For a customer asking about wine, the House pairings chunk wins. For a customer asking about how you source ingredients, the Sourcing principles chunk wins. For a waiter asking what to say about a specific signature dish, the matching paragraph in Signature dishes wins. The AI never invents — it quotes from what you wrote.

Examples

  • 🍕 A two-paragraph AI context that already does a lot — A small osteria writes only two paragraphs: a philosophy line (“seasonal, no winter menu”) and a chef bio (“Marco, ex-Don Alfonso, opened 2017”). The AI uses these on every dish recommendation, every “tell me about this place” question. Adequate. The team adds sections over time as they learn what guests ask.

  • 🍷 A wine-focused AI context — A natural-wine bar invests almost their entire AI context in the Voice and House pairings sections. The AI’s wine recommendations become razor-sharp because the venue’s preferences are clearly stated.
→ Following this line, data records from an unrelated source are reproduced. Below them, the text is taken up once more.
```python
PROTOTYPES = {
    "evogp_hip_generate": [_u, _u, _u, _u, _u, _f, _f, _vp, _vp, _vp, _vp, _vp, _vp, _vp, _u, _vp],
    "evogp_hip_mutate": [_i, _i, _vp, _vp, _vp, _vp, _vp, _vp, _vp, _vp, _vp, _vp, _vp],
    "evogp_hip_crossover": [_i, _i, _i, _vp, _vp, _vp, _vp, _vp, _vp, _vp, _vp, _vp, _vp, _vp],
    "evogp_hip_evaluate": [_u, _u, _u, _u, _vp, _vp, _vp, _vp, _vp, _vp],
    "evogp_hip_sr_fitness": [_u, _u, _u, _u, _u, _i, _vp, _vp, _vp, _vp, _vp, _vp, _u, _vp],
    "evogp_hip_generate_masked": [_u, _u, _u, _u, _u, _f, _f, _vp, _vp, _vp, _vp, _vp, _vp, _vp, _u, _vp, _u, _vp],
    "evogp_hip_breed_default": [_i, _i, _i, _i, _vp, _vp, _vp, _vp, _vp, _u, _vp, _vp, _vp, _vp, _vp, _vp, _vp, _vp],
    "evogp_hip_breed_default_rows": [_i, _i, _i, _i, _vp, _vp, _vp, _vp, _vp, _u, _vp, _vp, _vp, _vp, _vp, _vp, _vp, _i, _i, _vp],
    "evogp_hip_breed_default_table": [_i, _i, _i, _i, _i, _vp, _vp, _vp, _vp, _vp, _u, _vp, _vp, _vp, _vp, _vp, _vp, _vp, _i, _i, _vp],
# ... 36 lines not shown
    "evogp_hip_tree_classes": [_u, _u, _vp, _vp, _vp, _vp, _vp, _vp, _vp],
    "evogp_hip_sr_linear_scaling": [_u, _u, _u, _u, _u, _vp, _vp, _vp, _vp, _vp, _vp, _vp, _vp],
    "evogp_hip_wrap_linear": [_u, _u, _u, _vp, _vp, _vp, _vp, _vp, _vp, _vp, _vp, _vp],
    "evogp_hip_tree_intervals": [_u, _u, _u, _vp, _vp, _vp, _vp, _vp, _vp, _vp, _vp, _vp],
    "evogp_hip_tree_derivative_intervals": [_u, _u, _u, _vp, _vp, _vp, _vp, _vp, _u, _vp, _vp, _vp, _vp, _vp, _vp, _vp, _vp],
}

DEBUG_PROTOTYPES = {
    "evogp_hip_timer_begin": [_vp],
    "evogp_hip_timer_end": [_vp, C.POINTER(C.c_float)],
    "evogp_hip_debug_set_stats": [_vp],
    "evogp_hip_debug_compile_batch": [_i],
    "evogp_hip_debug_long_compiler": [_i],
    "evogp_hip_debug_twins": [_i],
    "evogp_hip_debug_tc_fold": [_i],
    "evogp_hip_debug_profile": [_i],
    "evogp_hip_debug_profile_read": [C.POINTER(C.c_float), C.POINTER(C.c_int)],
    "evogp_hip_debug_tc_histogram": [_u, _vp, _i, _vp],
    "evogp_hip_debug_tc_nhandlers": [],
    "evogp_hip_debug_tc_program": [_u, _vp, _i],
    "evogp_hip_debug_forget_function_classes": [],
    "evogp_hip_debug_structural_mutate_given": [_i, _i, _i, _i, _i, _vp, _vp, _vp, _vp, _vp, _vp, _vp, _vp],
    "evogp_hip_debug_insert_mutate_given": [_i, _i, _i, _vp, _vp, _vp, _vp, _vp, _vp, _vp, _vp, _vp, _vp, _vp],
    "evogp_hip_debug_point_mutate_given": [_i, _i, _i, _i, _i, _i, _i, _i, _i, _vp, _vp, _vp, _vp, _vp, _vp, _vp, _vp, _vp, _vp, _vp, _vp, _vp, _vp],
    "evogp_hip_debug_lexicase": [_vp, _i],
    "evogp_hip_debug_pareto_rank": [_i],
}


def _load() -> C.CDLL:
# ... 34 lines not shown
```

evogp_amd/csrc/gen/gen_tc_asm.py:

```python
#!/usr/bin/env python3
import os
import sys
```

Other sections (philosophy, sourcing) are short.

  • ⚠️ A common mistake: listing suppliers — An owner writes “we use Mulino Marino for the flour, Caseificio Stagni for the mozzarella, Pasta Vera for the pistachio cream, Bordin for the mortadella…” — 200 words of supplier names. Don’t. Those names are already on each inventory item; the AI reads them directly. Replace those 200 words with one paragraph on why you picked these suppliers — the chef’s actual reasoning. The AI then combines the why (from here) with the who (from inventory) automatically.

  • ⚠️ Another mistake: writing on every dish — An owner writes a paragraph per dish in the AI context, with name, description, and price. Don’t. Per-dish descriptions go on the menu item itself. The AI context is for cross-cutting stuff — philosophy, voice, signature stories. If a dish needs more than the public description, use the Internal notes field on that dish.

  • 🎁 A great chef bio that the AI will use forever — Two sentences: “Chef Anna was a pastry chef in Lyon for six years before moving to Sicily to take over her aunt’s bakery in Modica. The pastry section of our menu is her doing; the savoury menu rotates monthly between her aunt’s recipes and her own experiments.” The AI quotes from this whenever a guest asks about the chef, about the pastry section, or about why the menu rotates. One paragraph, lots of use.